* Task directions *
In the entries below, find the line with "T, int H16>" and the line with "WN = 4, NW = 8;". Return those two lines and all lines between them, exactly.
-*-
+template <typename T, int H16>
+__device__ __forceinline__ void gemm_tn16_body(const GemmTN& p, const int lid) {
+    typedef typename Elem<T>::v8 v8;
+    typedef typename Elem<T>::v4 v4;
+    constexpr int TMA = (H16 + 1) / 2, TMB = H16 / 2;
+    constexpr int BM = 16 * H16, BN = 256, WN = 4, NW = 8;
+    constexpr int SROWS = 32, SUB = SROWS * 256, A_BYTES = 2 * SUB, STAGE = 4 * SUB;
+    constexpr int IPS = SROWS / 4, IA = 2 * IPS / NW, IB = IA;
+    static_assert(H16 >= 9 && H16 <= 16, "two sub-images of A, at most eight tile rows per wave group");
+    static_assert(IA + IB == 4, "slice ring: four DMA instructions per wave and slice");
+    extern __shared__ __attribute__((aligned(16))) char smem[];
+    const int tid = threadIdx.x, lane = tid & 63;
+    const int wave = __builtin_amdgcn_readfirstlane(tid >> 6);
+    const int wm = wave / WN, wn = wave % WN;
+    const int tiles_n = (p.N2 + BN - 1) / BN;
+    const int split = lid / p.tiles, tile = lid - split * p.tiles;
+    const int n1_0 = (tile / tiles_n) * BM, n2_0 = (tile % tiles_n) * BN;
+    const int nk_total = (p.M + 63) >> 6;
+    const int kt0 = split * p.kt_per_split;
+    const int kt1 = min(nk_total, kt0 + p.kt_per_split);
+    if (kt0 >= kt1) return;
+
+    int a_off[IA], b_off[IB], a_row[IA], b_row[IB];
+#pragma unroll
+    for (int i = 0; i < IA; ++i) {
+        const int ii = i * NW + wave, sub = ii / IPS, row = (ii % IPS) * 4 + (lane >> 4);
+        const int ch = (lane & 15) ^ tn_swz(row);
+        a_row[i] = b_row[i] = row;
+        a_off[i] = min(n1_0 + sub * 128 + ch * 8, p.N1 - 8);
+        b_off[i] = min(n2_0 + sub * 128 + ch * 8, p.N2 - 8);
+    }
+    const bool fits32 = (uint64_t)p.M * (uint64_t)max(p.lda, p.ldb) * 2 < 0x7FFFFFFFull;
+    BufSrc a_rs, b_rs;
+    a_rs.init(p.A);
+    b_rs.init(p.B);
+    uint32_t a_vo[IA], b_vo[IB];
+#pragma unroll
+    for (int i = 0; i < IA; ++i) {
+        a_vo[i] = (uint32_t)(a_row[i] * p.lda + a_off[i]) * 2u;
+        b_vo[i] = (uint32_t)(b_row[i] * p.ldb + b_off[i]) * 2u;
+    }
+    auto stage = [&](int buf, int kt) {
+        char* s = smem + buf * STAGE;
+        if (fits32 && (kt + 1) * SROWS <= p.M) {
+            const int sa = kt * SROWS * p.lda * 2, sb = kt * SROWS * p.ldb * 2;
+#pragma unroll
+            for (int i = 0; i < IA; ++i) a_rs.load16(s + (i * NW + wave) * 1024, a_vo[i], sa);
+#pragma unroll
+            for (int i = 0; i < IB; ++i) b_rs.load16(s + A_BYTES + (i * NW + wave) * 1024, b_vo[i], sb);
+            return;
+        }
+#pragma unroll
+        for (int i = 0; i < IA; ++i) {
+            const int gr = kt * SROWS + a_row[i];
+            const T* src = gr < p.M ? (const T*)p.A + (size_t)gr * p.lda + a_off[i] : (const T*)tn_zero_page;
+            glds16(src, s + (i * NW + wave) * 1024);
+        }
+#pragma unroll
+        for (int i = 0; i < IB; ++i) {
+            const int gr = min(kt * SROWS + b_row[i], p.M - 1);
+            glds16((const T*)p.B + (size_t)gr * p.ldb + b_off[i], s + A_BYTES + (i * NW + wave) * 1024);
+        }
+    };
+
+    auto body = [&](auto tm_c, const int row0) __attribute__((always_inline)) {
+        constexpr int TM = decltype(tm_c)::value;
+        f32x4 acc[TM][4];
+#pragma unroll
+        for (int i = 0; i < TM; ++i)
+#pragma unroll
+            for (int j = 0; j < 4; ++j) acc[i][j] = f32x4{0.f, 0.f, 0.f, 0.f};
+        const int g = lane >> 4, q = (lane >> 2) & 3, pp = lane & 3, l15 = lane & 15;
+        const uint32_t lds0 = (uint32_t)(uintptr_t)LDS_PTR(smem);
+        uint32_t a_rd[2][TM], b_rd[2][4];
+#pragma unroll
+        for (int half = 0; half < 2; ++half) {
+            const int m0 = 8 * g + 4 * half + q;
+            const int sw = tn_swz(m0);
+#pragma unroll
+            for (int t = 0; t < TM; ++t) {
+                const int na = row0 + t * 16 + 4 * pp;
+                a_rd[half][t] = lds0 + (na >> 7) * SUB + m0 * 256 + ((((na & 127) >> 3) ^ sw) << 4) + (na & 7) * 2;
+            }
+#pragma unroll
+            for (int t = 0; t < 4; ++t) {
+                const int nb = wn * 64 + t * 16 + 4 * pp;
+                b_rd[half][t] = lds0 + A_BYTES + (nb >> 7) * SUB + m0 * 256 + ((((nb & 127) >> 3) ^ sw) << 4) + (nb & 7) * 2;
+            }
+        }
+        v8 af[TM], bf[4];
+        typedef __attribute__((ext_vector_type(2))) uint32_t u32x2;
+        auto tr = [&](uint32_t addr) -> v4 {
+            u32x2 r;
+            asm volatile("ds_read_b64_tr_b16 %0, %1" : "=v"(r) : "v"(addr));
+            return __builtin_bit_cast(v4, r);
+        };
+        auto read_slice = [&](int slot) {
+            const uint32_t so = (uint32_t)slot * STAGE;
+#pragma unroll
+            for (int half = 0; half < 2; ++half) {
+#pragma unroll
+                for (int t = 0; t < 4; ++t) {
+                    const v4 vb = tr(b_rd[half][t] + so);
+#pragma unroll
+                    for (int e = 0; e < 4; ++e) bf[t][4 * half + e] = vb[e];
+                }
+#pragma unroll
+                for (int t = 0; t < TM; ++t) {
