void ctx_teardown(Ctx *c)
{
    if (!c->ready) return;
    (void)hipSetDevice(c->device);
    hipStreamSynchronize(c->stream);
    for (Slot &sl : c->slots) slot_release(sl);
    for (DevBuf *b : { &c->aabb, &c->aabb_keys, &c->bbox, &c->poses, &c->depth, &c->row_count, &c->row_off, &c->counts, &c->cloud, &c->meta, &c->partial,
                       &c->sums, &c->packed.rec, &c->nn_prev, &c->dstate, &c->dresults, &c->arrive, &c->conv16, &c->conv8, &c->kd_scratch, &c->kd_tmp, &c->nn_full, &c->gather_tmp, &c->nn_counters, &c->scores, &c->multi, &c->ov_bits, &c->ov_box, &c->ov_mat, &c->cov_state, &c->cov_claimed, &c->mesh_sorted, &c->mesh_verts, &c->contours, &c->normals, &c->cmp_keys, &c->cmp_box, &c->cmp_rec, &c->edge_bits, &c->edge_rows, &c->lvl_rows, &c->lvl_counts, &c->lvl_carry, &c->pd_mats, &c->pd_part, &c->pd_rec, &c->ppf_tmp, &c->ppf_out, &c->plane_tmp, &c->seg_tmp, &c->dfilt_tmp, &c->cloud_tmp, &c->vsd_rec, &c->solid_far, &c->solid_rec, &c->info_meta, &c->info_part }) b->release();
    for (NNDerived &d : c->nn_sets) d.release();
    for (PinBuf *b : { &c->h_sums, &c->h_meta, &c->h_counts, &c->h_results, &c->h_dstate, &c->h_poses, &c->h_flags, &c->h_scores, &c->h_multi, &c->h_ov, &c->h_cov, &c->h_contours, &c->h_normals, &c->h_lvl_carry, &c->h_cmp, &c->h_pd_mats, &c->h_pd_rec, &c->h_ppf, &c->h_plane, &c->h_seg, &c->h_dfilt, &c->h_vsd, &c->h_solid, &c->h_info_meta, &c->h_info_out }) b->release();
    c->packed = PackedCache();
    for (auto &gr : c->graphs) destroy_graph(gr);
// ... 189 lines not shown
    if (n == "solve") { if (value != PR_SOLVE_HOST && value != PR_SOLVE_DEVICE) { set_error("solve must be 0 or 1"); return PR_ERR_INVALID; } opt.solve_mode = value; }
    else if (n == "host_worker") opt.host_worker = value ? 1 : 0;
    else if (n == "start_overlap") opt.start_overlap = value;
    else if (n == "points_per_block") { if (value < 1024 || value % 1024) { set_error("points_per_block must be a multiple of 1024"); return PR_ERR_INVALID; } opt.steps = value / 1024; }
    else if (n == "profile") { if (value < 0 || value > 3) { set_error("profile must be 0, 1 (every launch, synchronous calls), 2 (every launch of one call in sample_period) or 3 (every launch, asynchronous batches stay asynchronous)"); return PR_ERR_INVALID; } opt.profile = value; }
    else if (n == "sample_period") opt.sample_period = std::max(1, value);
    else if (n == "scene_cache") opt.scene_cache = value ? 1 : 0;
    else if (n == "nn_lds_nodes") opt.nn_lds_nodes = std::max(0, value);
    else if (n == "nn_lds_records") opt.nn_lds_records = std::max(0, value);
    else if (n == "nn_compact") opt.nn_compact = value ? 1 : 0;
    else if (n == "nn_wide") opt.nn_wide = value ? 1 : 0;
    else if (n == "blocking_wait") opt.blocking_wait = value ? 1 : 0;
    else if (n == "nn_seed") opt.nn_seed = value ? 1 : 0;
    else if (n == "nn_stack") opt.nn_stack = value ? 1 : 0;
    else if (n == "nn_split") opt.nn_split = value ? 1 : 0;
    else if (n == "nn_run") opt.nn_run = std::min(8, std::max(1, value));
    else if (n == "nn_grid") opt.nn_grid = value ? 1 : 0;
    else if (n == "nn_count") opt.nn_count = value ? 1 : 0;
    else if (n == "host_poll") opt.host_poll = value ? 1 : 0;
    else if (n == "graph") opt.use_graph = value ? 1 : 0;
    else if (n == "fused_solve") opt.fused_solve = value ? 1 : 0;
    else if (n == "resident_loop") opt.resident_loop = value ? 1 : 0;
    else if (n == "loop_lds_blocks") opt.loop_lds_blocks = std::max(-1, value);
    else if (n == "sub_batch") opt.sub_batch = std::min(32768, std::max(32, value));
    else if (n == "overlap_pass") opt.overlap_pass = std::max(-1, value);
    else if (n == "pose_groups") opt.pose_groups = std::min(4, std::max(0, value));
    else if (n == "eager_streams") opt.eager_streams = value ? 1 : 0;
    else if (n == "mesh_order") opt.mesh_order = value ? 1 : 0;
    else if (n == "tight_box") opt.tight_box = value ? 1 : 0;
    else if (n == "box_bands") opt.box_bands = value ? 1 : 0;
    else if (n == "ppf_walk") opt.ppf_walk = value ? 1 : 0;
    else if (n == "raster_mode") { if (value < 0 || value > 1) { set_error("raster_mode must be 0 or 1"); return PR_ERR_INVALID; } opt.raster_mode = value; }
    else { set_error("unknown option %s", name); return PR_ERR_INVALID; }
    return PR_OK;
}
-*-
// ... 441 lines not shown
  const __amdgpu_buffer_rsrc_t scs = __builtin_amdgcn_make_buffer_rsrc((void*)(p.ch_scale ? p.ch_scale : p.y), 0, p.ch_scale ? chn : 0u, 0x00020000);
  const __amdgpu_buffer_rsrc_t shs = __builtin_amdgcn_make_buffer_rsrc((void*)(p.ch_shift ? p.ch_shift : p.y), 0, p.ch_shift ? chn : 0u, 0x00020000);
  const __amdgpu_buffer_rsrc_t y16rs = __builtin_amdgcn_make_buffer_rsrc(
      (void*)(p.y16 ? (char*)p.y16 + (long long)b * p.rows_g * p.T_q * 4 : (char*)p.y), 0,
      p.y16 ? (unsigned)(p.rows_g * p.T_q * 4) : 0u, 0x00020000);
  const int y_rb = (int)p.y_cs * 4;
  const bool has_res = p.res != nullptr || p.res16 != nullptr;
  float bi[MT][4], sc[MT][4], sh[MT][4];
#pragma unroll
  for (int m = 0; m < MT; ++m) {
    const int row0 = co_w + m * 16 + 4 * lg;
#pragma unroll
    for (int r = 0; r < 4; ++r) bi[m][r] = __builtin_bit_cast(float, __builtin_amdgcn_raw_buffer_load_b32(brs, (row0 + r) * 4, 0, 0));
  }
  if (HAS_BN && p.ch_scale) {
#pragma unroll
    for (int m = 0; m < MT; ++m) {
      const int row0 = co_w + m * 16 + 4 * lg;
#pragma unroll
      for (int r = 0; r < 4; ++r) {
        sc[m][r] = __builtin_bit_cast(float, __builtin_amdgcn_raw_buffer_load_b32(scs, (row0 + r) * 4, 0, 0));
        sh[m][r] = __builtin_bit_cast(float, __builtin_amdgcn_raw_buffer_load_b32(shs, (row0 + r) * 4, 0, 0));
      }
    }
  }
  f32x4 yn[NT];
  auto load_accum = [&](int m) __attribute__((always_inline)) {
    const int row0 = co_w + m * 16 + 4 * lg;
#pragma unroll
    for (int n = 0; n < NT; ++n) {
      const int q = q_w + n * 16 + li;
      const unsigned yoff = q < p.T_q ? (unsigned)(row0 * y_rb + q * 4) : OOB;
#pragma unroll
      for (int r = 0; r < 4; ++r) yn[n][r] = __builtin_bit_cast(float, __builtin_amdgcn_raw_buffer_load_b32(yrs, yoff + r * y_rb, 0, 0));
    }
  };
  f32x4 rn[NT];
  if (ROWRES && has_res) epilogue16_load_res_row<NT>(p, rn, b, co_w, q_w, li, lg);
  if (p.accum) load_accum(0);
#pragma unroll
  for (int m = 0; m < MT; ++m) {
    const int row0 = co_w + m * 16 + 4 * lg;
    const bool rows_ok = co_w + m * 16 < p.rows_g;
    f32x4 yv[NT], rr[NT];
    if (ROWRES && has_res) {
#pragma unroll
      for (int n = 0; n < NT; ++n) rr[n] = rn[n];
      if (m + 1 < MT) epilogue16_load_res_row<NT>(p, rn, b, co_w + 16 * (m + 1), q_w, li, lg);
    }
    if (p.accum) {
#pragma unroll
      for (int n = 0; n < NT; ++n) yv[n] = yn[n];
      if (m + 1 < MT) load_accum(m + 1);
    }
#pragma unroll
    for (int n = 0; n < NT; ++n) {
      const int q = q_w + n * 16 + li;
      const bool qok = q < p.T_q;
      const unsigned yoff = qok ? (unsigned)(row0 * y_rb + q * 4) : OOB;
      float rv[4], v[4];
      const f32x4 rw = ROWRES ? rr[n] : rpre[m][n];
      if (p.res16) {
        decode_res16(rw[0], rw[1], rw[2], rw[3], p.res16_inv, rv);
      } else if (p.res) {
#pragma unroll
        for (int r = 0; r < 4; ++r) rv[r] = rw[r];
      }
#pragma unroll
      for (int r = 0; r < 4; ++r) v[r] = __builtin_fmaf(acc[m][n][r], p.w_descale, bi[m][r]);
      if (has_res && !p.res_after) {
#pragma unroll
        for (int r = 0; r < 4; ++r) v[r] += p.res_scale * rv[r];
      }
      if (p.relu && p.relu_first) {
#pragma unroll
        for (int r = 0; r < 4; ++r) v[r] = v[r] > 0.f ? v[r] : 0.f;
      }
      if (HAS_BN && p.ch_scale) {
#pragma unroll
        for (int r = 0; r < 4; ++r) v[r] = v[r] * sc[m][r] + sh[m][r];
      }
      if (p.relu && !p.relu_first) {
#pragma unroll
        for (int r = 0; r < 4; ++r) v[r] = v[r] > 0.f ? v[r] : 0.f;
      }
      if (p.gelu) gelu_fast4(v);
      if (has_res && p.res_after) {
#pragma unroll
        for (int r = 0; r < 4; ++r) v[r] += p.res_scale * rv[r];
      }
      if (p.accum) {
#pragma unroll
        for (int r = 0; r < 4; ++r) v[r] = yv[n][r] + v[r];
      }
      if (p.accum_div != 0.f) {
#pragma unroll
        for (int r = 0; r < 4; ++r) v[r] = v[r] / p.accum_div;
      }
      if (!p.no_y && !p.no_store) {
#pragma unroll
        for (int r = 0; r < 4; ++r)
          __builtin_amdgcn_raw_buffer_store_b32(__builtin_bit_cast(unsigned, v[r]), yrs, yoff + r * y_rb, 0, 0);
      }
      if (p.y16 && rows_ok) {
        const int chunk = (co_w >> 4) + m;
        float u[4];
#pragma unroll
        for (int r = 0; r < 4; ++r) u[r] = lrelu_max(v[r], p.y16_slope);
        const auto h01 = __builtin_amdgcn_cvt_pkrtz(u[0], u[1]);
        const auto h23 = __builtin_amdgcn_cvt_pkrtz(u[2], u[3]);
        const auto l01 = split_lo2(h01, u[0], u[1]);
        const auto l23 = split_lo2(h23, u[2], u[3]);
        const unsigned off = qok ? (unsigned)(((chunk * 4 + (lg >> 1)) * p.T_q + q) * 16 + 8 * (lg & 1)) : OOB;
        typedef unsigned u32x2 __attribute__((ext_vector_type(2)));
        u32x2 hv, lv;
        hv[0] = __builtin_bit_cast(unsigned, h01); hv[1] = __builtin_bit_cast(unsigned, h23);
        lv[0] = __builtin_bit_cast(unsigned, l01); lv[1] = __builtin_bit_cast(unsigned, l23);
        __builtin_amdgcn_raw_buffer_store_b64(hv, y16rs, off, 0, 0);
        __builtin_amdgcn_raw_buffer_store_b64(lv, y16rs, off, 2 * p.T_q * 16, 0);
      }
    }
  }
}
-*-
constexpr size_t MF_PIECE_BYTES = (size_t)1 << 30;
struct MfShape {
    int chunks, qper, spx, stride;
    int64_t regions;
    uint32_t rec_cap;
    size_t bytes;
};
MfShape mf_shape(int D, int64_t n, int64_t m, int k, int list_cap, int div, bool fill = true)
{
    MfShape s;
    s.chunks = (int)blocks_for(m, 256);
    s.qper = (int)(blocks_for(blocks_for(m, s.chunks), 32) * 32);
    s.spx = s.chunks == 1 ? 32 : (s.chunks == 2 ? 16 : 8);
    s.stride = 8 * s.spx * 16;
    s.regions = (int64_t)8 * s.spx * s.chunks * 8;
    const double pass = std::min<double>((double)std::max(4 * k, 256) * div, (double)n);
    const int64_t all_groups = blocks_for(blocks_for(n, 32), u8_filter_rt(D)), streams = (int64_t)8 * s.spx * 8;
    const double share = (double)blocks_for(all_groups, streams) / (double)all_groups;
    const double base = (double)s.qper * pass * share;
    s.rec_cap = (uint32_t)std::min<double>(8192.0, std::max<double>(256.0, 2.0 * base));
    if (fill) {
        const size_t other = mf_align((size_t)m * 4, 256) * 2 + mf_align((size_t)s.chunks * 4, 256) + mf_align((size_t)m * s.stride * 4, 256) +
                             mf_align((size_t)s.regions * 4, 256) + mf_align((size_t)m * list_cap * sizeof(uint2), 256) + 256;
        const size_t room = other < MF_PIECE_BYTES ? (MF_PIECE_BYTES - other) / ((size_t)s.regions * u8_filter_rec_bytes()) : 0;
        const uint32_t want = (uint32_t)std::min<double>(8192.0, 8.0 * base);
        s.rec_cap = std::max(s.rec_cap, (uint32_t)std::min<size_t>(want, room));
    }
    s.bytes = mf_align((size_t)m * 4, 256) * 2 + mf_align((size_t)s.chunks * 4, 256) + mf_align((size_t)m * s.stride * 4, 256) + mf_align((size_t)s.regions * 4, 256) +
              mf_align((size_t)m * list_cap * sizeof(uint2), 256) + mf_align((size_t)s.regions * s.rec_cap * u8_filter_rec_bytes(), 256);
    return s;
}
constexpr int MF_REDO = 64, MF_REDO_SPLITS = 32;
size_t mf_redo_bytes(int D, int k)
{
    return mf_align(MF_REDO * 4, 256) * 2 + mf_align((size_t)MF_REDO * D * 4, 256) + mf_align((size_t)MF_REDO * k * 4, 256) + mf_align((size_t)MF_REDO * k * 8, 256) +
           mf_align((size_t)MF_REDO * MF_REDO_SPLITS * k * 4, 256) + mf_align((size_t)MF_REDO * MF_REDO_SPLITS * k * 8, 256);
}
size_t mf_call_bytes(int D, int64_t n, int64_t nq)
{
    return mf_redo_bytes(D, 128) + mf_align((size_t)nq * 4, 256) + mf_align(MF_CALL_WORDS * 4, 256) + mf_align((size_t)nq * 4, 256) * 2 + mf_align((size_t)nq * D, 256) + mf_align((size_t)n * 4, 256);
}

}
-*-
* Result for this task *
+template <typename T, int H16>
+__device__ __forceinline__ void gemm_tn16_body(const GemmTN& p, const int lid) {
+    typedef typename Elem<T>::v8 v8;
+    typedef typename Elem<T>::v4 v4;
+    constexpr int TMA = (H16 + 1) / 2, TMB = H16 / 2;
+    constexpr int BM = 16 * H16, BN = 256, WN = 4, NW = 8;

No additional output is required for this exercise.